§ TASK BRIEF:
After reading the data below, copy out every line that contains the word "nseg".

§ MATERIAL FOR THE TASK:

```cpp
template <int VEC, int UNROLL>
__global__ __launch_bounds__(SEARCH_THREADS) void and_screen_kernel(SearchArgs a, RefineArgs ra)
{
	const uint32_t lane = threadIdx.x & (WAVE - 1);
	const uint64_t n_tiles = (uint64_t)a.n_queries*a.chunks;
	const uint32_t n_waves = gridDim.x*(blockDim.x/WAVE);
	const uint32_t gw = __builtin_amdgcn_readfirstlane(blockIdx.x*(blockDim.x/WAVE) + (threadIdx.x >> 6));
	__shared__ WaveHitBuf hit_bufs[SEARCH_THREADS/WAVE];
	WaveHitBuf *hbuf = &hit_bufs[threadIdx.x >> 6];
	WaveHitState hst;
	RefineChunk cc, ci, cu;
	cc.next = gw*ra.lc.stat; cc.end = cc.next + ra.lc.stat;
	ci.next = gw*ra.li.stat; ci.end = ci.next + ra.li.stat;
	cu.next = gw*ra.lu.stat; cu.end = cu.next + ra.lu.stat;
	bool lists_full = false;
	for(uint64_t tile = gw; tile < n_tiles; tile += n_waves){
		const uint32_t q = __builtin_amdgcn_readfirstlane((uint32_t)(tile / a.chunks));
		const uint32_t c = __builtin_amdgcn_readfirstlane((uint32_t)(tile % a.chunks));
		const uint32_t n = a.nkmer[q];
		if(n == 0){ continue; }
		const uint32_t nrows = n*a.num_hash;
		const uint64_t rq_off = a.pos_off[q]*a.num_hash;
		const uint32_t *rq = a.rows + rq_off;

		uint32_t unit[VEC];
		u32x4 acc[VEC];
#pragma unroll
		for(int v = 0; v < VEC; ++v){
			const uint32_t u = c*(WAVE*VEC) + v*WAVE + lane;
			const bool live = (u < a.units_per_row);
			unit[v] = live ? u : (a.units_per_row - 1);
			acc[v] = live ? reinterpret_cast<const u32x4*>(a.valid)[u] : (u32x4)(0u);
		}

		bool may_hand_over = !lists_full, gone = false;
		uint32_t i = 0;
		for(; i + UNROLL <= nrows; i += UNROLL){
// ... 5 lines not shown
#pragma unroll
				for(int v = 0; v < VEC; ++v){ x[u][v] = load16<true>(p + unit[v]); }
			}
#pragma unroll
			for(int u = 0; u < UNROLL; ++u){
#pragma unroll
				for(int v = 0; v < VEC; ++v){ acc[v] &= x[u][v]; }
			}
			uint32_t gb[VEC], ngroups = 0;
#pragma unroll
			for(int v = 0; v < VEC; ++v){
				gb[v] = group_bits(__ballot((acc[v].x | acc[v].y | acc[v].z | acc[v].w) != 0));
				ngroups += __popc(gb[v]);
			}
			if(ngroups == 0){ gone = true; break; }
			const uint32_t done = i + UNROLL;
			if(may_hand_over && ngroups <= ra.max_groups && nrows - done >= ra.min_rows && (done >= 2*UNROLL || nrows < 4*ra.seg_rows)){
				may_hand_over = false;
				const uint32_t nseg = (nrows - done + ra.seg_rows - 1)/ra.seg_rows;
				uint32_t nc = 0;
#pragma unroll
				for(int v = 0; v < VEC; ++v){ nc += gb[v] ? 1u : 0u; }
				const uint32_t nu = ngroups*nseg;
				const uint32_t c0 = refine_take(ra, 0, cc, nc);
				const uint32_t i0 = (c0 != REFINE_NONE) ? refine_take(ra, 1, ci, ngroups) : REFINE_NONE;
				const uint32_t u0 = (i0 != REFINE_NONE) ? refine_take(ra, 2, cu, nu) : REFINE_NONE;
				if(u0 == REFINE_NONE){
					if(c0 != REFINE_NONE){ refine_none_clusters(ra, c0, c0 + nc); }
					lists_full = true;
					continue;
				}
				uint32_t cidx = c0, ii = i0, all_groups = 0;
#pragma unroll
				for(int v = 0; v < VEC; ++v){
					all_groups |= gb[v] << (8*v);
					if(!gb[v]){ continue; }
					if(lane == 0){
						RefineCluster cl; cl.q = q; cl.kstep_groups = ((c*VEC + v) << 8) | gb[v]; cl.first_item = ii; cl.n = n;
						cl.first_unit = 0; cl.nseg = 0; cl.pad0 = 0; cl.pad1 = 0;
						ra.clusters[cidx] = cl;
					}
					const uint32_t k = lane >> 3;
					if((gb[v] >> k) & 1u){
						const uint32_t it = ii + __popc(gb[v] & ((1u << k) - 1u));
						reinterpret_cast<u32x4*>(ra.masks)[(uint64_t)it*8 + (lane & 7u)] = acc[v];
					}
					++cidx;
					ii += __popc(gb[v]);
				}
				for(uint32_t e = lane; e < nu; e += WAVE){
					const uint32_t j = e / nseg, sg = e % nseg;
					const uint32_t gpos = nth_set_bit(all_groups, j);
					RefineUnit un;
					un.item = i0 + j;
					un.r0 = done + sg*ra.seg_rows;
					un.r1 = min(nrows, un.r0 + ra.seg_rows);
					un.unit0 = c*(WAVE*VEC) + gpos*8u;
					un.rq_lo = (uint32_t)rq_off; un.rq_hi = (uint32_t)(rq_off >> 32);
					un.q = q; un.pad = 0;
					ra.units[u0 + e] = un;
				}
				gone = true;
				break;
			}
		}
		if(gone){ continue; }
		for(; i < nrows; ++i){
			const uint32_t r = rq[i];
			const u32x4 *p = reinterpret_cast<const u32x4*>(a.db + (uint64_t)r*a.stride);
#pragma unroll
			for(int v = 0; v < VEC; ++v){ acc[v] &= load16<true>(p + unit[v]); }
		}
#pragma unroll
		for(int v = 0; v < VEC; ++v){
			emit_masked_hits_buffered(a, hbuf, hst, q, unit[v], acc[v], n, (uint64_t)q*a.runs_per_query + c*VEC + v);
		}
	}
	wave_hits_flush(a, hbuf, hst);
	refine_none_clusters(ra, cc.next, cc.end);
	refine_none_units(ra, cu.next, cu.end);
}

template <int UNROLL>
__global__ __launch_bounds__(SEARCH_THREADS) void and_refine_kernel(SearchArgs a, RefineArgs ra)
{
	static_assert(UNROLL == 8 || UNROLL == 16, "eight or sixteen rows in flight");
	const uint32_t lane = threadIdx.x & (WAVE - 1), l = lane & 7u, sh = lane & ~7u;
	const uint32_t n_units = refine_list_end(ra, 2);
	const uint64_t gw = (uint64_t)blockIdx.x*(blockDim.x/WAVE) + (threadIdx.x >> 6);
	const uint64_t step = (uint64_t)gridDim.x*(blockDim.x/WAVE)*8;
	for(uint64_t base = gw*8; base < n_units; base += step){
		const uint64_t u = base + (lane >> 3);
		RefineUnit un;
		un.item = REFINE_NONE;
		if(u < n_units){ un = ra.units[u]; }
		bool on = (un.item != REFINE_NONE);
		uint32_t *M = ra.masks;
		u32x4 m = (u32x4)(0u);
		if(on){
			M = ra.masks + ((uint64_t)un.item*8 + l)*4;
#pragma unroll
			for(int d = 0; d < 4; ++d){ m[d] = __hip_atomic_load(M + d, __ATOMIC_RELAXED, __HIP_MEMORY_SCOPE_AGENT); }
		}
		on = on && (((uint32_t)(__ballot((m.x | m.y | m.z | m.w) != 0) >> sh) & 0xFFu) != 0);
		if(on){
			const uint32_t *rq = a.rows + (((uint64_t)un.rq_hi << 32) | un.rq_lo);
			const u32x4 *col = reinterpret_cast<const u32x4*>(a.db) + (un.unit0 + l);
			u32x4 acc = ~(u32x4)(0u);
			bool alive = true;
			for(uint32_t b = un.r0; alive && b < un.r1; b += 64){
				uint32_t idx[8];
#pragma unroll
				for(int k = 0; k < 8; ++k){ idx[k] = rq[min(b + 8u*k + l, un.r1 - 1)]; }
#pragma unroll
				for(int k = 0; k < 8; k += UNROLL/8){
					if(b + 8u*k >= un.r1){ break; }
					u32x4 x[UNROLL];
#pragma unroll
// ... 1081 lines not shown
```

§ RESPONSE TO THIS EXERCISE:
				const uint32_t nseg = (nrows - done + ra.seg_rows - 1)/ra.seg_rows;
				const uint32_t nu = ngroups*nseg;
						cl.first_unit = 0; cl.nseg = 0; cl.pad0 = 0; cl.pad1 = 0;
					const uint32_t j = e / nseg, sg = e % nseg;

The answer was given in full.